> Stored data
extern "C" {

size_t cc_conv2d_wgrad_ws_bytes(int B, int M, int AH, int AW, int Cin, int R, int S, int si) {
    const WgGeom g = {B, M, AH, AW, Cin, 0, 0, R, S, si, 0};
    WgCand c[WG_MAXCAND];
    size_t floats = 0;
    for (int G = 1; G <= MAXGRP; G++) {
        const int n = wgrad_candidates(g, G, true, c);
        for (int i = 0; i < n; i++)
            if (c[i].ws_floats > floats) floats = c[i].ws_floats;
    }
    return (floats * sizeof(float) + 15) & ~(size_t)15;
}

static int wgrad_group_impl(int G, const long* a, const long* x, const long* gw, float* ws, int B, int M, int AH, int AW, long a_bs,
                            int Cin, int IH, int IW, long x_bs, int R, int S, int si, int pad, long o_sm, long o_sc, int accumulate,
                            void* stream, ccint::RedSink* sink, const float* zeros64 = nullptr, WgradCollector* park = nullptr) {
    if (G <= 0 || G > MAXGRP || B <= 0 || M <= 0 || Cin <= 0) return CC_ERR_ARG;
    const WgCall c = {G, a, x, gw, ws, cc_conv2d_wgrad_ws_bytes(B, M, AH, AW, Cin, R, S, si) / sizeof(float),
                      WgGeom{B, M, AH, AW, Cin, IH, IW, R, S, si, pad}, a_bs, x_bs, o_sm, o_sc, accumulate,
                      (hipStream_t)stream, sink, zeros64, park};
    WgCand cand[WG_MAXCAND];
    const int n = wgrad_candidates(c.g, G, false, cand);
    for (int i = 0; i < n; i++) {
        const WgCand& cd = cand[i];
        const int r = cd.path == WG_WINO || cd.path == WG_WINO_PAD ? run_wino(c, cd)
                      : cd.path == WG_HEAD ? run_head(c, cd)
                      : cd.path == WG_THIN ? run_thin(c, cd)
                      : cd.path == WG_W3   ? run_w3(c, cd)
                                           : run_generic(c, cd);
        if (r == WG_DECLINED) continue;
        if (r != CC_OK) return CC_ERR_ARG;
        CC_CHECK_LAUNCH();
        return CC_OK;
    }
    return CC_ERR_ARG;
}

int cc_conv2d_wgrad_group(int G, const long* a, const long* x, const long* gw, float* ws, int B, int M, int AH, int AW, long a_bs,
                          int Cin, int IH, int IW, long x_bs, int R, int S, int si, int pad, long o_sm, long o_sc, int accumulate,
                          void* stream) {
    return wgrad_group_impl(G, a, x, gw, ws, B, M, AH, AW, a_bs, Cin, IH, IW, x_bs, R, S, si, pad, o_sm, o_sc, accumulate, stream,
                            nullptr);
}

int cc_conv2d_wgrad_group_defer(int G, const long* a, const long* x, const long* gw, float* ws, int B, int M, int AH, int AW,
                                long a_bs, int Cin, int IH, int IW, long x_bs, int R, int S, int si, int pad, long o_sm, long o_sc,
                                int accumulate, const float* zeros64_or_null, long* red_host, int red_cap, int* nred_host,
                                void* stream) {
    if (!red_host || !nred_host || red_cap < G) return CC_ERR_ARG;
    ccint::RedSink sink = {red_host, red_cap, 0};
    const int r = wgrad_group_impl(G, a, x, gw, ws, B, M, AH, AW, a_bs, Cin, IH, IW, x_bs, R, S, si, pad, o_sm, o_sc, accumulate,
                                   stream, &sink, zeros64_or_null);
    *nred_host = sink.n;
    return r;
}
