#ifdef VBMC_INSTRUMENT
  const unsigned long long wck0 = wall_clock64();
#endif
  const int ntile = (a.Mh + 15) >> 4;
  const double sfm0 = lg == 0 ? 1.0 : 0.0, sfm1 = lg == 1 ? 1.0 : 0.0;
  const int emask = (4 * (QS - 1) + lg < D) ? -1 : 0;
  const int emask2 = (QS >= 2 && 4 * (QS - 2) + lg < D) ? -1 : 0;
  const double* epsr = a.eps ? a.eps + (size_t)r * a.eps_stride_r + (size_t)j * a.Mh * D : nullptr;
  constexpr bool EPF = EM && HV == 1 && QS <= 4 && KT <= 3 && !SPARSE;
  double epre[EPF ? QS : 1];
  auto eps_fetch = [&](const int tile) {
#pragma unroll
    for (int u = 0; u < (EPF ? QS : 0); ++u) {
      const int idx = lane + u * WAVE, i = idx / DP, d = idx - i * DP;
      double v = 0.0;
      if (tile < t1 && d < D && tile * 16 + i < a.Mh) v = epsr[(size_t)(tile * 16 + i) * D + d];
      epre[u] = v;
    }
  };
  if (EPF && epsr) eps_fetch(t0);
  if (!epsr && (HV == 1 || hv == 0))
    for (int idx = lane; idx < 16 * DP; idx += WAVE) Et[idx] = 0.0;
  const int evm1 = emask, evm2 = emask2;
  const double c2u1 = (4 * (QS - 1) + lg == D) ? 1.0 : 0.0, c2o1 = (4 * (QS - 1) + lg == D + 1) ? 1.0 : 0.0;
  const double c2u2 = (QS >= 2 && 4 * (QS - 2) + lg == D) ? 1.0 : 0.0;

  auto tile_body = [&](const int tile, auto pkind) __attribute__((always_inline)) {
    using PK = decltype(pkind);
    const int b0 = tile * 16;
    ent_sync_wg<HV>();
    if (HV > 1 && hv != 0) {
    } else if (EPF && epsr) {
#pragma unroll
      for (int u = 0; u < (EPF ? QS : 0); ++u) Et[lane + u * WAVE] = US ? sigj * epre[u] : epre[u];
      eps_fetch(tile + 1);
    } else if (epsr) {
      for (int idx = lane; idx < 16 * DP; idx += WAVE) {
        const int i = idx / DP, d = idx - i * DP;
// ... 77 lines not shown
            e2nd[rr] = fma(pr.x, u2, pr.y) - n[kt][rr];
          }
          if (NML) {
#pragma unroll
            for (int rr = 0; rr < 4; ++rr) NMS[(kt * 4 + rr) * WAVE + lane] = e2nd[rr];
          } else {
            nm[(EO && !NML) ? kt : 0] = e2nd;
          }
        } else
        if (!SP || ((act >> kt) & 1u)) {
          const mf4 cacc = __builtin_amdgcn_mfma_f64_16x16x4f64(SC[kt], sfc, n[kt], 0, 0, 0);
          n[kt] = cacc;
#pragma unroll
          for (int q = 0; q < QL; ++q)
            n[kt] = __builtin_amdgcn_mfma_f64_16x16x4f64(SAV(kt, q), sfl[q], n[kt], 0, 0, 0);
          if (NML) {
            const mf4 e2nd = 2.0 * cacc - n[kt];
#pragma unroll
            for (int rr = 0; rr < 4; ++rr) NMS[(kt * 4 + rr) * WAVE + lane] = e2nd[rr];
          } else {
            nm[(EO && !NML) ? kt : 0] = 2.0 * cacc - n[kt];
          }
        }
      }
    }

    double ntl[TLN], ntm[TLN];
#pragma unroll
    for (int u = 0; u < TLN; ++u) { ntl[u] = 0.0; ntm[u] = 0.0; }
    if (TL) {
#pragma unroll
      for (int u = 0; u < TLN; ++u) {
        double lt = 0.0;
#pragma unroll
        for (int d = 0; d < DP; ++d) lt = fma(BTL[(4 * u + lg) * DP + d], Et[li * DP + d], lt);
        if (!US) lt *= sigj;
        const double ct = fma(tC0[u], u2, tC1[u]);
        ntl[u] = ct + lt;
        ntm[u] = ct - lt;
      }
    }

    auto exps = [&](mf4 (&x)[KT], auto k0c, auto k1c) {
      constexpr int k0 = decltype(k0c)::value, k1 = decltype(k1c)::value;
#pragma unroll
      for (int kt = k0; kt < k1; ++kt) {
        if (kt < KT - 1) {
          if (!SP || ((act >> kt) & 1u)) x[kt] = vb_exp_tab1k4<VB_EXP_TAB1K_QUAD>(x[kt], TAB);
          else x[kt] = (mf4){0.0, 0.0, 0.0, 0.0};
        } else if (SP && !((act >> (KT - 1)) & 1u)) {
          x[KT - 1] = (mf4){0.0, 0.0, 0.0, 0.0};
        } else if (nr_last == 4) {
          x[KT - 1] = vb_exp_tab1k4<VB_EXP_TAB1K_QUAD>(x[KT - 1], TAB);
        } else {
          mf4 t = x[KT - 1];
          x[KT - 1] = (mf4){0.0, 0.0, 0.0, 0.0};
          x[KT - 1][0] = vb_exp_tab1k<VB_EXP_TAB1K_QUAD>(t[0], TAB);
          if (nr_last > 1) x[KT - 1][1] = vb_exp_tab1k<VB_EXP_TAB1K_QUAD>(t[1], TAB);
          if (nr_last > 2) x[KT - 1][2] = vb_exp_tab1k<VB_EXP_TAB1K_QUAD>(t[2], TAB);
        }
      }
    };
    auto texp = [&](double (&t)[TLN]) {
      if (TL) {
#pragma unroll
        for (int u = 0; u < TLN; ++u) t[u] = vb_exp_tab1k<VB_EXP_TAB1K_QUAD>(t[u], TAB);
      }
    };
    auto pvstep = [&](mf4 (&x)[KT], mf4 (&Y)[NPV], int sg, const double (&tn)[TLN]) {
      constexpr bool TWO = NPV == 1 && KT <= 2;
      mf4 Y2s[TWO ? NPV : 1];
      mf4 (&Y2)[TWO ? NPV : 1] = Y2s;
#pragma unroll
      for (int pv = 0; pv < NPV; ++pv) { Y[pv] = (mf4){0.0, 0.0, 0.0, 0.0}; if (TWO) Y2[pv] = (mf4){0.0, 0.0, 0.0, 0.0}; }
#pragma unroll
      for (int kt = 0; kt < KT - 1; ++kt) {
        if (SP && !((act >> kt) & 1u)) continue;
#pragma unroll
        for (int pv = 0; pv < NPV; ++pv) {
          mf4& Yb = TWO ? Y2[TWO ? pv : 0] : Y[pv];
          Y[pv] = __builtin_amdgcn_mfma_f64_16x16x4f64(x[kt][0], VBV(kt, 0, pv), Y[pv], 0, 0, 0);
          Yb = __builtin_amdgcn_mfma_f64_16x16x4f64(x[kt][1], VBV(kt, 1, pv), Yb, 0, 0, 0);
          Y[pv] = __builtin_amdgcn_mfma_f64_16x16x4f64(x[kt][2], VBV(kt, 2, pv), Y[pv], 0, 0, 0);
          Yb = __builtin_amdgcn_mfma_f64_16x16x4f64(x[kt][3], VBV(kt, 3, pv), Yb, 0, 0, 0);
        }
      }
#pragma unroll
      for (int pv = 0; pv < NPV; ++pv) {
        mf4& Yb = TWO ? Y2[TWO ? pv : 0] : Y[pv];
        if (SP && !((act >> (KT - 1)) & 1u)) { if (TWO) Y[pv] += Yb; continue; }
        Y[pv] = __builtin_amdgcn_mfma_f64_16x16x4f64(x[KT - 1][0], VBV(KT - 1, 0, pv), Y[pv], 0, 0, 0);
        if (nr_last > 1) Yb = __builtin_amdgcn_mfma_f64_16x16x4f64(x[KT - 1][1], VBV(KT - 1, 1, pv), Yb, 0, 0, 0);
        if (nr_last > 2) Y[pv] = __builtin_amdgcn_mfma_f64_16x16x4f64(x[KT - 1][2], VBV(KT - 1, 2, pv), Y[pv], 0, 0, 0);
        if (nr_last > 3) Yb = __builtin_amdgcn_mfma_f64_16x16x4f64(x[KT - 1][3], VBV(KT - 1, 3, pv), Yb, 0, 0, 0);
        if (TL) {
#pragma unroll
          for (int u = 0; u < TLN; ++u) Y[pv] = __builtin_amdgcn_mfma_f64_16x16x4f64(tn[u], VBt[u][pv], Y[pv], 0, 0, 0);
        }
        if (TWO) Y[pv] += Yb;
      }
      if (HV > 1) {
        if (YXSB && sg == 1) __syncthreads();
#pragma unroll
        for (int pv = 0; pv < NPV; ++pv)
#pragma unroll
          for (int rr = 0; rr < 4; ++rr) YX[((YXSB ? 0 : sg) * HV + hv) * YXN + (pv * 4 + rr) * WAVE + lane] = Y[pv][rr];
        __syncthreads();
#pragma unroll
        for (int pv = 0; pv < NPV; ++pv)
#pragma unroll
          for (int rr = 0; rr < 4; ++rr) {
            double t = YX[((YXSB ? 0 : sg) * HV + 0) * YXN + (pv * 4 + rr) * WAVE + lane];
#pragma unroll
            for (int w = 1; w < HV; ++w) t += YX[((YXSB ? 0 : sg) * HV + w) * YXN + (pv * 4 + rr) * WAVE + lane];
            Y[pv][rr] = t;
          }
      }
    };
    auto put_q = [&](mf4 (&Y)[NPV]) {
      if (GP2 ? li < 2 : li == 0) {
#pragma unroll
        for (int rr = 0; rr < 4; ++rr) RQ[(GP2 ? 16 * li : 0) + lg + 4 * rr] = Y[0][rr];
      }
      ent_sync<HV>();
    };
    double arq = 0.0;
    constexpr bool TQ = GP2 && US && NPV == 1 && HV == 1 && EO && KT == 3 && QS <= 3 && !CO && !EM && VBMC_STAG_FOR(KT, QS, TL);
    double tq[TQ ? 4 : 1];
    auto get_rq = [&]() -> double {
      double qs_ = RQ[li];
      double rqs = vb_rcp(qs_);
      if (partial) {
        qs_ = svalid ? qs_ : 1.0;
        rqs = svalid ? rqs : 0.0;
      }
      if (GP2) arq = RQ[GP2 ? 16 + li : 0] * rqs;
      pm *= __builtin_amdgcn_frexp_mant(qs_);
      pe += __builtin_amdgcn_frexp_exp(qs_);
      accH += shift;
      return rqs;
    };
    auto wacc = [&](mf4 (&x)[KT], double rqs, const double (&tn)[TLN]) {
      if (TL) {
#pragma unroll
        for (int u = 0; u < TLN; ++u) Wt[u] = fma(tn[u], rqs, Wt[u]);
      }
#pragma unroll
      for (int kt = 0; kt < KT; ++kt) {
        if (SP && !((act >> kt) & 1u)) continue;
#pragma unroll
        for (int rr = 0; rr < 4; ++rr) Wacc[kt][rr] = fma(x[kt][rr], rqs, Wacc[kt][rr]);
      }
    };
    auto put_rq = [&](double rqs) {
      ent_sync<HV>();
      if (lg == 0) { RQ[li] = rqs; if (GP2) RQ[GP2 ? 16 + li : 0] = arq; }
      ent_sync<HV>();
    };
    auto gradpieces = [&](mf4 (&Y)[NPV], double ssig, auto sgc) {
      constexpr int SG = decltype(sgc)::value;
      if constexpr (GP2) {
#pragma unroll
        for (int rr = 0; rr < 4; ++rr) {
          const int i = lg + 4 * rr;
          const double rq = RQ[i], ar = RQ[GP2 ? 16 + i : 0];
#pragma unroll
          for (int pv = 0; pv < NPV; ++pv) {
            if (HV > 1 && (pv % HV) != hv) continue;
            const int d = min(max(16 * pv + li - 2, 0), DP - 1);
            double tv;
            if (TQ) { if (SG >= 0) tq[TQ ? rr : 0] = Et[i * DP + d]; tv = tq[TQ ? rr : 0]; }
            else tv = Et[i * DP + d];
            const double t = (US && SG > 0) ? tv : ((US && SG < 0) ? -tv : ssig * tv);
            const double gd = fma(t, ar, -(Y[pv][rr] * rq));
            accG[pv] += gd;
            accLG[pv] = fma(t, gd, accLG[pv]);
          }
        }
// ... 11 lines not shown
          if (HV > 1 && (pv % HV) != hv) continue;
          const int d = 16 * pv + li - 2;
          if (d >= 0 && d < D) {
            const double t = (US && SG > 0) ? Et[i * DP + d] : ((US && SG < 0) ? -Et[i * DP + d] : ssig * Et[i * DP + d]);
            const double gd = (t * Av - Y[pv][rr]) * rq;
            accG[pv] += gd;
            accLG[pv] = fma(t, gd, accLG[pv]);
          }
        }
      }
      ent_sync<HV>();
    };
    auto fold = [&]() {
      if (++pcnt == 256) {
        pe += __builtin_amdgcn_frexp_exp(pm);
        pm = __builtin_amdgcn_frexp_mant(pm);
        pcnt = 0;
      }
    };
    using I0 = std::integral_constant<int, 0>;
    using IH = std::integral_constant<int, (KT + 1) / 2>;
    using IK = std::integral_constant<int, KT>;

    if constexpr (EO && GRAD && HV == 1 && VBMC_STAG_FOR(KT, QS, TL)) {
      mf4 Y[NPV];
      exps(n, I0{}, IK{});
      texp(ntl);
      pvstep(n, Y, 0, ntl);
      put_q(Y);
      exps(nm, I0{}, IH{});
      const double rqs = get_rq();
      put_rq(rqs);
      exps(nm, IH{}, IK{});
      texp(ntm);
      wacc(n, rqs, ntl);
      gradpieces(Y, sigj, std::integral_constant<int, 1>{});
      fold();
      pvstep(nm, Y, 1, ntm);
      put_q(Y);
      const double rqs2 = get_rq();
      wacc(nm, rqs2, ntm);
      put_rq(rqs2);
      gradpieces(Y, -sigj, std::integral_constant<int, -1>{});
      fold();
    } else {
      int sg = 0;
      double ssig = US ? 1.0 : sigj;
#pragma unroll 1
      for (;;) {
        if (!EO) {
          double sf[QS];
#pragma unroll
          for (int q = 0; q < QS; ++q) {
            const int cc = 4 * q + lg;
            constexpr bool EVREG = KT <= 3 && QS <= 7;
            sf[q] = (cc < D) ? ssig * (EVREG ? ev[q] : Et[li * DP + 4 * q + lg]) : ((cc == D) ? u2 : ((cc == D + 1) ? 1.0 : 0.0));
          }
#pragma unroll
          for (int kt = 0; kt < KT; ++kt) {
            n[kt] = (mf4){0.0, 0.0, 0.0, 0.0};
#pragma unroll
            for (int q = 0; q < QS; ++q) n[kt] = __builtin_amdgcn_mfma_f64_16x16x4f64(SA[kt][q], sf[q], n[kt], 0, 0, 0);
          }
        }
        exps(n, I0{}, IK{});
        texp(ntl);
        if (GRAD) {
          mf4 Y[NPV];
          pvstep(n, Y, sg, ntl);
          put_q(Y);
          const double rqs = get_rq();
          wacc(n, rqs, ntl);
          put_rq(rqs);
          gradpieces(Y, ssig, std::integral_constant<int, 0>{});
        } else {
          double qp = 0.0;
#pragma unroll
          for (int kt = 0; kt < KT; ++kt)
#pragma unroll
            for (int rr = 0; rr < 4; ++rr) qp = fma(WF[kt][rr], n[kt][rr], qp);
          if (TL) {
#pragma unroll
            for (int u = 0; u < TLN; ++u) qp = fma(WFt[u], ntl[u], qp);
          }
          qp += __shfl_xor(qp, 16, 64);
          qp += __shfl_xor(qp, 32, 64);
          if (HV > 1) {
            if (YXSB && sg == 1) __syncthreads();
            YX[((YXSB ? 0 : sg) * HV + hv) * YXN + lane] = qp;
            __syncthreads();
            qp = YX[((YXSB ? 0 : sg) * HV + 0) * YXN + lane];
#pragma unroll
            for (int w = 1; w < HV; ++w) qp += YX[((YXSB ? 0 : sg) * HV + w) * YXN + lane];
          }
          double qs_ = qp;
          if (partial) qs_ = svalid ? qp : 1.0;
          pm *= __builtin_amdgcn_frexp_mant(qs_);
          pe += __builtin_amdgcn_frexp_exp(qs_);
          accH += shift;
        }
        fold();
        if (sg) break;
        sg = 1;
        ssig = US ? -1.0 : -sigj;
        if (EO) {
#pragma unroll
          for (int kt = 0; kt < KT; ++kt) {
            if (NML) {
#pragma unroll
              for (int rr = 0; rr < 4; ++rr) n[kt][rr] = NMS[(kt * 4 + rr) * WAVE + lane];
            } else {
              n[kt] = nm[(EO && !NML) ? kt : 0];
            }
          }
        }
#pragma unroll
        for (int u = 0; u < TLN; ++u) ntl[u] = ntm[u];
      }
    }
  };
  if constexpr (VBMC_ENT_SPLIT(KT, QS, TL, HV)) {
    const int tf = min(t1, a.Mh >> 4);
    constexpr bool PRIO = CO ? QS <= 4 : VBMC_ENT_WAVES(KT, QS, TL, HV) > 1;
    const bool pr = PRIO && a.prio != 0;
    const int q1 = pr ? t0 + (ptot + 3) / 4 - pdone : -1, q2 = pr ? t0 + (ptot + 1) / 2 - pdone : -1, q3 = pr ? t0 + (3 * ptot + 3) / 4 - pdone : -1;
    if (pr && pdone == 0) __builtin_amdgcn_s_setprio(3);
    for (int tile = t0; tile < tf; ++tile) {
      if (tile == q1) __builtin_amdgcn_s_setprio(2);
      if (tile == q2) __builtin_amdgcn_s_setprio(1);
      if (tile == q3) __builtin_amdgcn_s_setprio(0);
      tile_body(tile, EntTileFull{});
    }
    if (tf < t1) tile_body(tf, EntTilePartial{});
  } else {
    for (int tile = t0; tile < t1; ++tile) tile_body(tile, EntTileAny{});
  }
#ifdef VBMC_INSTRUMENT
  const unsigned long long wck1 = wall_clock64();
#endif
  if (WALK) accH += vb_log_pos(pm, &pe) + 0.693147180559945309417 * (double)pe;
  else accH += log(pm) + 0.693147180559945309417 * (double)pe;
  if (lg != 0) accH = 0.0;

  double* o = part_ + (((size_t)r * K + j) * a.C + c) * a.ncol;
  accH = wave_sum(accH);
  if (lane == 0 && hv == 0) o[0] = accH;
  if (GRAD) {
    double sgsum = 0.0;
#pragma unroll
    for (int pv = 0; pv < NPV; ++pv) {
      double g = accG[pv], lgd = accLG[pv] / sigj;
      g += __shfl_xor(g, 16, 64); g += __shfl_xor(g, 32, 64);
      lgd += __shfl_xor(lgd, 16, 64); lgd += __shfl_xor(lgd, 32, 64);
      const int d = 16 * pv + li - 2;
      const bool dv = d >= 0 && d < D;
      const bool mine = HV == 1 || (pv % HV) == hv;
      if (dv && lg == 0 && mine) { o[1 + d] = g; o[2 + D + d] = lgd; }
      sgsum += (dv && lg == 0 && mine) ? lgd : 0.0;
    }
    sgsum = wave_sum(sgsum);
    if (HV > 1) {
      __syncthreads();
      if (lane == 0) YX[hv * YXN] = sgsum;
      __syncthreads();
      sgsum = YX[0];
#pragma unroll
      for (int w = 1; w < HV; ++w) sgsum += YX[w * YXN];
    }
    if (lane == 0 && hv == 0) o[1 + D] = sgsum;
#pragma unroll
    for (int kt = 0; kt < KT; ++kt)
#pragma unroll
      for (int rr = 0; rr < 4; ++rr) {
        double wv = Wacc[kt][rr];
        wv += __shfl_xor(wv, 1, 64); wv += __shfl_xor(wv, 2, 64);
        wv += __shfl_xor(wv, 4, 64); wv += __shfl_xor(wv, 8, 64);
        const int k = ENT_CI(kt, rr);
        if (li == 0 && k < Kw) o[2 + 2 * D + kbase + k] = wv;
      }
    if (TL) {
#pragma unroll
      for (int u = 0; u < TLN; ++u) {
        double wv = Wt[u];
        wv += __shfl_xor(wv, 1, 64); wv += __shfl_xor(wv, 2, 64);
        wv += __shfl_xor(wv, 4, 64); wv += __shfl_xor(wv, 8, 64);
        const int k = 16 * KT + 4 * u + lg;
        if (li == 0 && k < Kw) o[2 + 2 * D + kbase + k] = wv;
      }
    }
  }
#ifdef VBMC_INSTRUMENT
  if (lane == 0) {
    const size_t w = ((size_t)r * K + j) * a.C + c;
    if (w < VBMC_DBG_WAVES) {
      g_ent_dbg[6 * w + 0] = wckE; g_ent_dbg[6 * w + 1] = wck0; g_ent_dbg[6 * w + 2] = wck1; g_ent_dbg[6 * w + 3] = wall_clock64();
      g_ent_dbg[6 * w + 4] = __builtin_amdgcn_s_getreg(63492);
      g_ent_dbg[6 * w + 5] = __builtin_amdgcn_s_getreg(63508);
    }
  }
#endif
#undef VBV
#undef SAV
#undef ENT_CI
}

> TASK INSTRUCTIONS
Report each line of the entries where the word "accH" occurs.

> RESPONSE AREA
      accH += shift;
          accH += shift;
  if (WALK) accH += vb_log_pos(pm, &pe) + 0.693147180559945309417 * (double)pe;
  else accH += log(pm) + 0.693147180559945309417 * (double)pe;
  if (lg != 0) accH = 0.0;
  accH = wave_sum(accH);
  if (lane == 0 && hv == 0) o[0] = accH;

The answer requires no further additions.